___ The data ___

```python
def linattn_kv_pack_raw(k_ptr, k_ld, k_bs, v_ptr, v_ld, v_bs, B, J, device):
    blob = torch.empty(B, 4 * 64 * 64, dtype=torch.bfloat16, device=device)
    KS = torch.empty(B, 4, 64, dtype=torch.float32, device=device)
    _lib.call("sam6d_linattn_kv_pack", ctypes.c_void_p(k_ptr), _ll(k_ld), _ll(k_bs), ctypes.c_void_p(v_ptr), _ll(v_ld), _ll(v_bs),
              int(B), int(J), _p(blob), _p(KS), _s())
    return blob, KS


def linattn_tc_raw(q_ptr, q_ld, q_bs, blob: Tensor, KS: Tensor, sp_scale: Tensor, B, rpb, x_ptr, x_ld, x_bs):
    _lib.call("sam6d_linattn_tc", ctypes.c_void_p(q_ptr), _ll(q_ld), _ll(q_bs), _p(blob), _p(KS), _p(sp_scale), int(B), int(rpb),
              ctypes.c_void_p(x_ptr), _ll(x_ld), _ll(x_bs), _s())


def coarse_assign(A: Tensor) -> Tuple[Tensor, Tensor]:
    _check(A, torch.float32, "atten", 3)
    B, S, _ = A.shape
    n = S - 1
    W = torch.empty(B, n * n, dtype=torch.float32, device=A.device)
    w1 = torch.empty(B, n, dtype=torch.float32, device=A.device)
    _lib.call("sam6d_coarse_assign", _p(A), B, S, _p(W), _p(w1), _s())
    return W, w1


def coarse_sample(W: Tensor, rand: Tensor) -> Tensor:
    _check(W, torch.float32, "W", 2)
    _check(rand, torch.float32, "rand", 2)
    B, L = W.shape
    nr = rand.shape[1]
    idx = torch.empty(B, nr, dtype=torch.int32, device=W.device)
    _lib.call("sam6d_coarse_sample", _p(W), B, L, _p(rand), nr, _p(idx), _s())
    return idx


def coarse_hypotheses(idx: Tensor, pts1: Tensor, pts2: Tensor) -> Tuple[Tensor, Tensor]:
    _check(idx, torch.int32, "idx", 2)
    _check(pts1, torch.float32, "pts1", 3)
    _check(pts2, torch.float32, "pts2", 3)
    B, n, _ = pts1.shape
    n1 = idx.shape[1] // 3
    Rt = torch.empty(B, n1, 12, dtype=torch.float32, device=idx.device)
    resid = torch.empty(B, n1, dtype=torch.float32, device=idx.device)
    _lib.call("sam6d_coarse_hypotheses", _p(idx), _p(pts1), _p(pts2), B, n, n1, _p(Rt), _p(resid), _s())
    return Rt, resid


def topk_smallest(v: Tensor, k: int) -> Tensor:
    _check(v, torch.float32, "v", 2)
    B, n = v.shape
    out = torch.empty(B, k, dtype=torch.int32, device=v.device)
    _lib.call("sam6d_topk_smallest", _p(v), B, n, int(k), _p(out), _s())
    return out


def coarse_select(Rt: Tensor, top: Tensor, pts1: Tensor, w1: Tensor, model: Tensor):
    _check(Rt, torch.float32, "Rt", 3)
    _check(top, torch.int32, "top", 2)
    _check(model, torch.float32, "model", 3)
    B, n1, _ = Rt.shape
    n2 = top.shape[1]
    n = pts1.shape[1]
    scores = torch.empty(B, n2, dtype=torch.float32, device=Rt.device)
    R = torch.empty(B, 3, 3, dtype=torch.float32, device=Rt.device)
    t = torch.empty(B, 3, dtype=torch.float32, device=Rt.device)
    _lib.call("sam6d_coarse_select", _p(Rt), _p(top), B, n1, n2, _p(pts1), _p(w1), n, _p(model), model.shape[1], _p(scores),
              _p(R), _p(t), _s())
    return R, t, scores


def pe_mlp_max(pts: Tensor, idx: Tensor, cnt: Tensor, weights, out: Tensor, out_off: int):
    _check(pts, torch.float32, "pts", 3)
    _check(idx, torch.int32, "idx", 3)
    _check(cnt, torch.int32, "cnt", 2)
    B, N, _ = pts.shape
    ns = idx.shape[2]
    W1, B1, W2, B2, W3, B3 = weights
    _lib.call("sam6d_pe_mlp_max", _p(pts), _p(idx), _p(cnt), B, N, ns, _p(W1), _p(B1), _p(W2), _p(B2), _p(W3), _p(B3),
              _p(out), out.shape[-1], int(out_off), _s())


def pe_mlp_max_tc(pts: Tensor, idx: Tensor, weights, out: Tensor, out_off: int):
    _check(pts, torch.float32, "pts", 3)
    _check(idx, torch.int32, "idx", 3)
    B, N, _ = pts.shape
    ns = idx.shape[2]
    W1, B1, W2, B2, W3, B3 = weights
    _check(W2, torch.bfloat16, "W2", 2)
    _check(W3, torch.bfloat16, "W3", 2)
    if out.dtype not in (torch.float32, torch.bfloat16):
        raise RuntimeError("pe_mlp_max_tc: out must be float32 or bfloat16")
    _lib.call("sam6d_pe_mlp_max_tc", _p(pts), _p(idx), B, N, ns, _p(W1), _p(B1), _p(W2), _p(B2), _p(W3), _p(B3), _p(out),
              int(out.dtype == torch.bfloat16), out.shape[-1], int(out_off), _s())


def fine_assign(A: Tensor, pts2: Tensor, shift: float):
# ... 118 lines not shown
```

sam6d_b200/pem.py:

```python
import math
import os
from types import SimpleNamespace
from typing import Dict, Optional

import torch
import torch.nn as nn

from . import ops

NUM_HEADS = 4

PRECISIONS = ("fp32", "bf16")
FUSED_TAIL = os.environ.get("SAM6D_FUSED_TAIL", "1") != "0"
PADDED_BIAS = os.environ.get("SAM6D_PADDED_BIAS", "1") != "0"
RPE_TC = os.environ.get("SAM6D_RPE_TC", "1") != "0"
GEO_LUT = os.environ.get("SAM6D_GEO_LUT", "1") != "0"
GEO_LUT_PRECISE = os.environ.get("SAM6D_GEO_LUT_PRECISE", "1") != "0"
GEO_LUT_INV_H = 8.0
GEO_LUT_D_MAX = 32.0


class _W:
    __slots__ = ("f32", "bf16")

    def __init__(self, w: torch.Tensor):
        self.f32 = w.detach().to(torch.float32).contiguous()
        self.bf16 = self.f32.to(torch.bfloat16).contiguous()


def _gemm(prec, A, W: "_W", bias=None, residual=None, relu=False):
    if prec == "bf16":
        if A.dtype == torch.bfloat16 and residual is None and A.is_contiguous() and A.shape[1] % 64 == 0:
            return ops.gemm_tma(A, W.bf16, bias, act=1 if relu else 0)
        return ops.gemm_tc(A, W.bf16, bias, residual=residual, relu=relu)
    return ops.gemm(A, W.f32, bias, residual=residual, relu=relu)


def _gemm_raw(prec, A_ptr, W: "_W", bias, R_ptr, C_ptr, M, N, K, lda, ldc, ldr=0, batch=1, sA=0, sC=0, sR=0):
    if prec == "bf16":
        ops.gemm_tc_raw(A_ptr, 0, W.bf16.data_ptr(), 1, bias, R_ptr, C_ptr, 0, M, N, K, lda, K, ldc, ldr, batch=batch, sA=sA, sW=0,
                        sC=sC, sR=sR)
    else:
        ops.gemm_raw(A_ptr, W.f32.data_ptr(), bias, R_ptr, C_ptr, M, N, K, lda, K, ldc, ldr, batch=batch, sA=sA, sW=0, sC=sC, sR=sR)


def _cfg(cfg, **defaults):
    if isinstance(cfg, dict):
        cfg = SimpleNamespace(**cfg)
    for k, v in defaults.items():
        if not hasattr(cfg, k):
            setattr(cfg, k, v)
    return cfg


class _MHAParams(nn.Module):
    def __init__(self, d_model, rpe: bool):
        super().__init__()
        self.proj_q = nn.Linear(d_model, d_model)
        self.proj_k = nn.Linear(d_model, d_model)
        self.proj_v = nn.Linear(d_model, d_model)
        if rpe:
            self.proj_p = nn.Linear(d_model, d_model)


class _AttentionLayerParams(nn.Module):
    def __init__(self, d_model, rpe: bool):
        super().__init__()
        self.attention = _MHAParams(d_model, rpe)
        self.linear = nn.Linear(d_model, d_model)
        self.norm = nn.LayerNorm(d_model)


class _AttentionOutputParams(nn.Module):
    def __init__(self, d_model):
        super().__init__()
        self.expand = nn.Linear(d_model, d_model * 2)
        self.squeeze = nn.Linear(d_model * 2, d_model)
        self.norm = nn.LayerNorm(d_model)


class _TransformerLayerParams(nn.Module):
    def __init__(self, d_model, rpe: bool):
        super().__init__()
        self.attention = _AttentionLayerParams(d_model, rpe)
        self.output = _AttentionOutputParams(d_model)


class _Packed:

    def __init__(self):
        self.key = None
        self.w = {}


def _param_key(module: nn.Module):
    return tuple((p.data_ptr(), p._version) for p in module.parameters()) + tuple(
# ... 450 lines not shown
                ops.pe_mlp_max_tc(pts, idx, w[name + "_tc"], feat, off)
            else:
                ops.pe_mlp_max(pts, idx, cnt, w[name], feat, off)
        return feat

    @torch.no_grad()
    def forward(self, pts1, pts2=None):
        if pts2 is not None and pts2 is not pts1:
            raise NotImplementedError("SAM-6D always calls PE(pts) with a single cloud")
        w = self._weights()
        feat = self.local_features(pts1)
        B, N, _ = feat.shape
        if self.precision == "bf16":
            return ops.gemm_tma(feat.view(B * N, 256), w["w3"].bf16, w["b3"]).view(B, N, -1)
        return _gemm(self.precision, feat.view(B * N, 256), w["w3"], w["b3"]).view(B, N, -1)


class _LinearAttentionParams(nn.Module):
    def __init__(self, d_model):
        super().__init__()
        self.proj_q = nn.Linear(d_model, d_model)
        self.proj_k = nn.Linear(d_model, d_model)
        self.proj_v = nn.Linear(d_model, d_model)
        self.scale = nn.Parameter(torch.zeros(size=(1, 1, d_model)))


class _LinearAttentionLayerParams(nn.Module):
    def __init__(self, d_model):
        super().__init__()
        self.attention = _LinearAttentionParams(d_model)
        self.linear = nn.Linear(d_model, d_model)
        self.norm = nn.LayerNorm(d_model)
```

___
___ The data ___

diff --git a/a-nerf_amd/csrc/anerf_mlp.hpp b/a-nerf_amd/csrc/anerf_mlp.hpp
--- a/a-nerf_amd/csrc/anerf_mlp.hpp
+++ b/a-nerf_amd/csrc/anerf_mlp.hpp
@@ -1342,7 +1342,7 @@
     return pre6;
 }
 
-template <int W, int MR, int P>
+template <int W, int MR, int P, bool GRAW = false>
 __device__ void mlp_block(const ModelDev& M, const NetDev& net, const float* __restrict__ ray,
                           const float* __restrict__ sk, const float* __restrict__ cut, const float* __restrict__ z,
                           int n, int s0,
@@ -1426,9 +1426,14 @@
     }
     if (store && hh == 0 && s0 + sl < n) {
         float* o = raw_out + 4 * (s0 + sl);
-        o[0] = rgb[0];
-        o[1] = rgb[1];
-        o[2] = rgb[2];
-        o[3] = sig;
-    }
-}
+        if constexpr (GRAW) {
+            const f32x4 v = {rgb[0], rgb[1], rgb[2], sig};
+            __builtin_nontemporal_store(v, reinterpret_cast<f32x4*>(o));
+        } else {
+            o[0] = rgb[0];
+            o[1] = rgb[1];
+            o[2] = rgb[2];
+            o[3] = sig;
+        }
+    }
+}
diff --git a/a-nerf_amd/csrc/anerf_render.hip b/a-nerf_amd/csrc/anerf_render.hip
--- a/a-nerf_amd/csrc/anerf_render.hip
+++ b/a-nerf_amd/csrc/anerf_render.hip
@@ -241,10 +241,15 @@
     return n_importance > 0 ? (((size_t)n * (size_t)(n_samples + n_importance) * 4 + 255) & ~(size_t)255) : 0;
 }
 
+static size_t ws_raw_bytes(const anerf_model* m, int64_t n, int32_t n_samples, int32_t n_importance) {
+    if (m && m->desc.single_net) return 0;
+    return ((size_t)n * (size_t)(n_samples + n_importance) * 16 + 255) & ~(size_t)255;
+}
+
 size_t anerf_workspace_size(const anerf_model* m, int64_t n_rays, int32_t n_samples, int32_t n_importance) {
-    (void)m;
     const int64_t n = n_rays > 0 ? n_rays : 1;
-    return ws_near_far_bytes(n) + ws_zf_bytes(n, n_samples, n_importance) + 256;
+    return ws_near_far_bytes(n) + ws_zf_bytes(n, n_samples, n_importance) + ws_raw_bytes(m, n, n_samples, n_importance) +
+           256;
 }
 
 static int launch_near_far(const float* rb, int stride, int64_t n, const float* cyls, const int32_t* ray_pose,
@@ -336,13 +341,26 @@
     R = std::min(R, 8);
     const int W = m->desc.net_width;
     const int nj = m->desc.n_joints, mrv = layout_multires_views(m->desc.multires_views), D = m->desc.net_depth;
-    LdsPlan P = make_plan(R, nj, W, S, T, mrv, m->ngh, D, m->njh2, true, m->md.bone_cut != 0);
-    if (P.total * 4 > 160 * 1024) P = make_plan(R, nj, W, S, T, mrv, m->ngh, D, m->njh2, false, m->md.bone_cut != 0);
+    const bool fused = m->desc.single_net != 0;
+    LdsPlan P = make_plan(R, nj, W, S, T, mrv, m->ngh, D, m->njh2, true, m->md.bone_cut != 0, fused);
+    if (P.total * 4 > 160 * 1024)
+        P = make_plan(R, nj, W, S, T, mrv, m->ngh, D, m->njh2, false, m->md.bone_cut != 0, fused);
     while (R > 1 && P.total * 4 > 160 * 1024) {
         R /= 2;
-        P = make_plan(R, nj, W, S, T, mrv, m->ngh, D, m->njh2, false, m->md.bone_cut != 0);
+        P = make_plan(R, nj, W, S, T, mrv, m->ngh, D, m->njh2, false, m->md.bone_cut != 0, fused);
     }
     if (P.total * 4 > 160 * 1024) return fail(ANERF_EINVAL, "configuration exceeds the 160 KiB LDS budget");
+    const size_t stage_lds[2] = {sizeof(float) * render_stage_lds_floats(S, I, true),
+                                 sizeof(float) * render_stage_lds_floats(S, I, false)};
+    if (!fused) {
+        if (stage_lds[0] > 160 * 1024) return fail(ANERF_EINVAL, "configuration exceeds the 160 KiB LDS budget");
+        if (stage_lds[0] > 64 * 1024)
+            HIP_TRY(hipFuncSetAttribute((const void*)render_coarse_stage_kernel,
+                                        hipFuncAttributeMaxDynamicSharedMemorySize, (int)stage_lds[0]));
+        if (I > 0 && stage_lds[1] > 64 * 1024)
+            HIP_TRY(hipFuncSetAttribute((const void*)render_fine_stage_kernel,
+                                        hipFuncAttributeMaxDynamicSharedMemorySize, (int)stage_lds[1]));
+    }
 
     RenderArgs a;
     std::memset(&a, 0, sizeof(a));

___

Task goal — How many lines in the records above hold the word "configuration"? Give only the number.

Reply — 2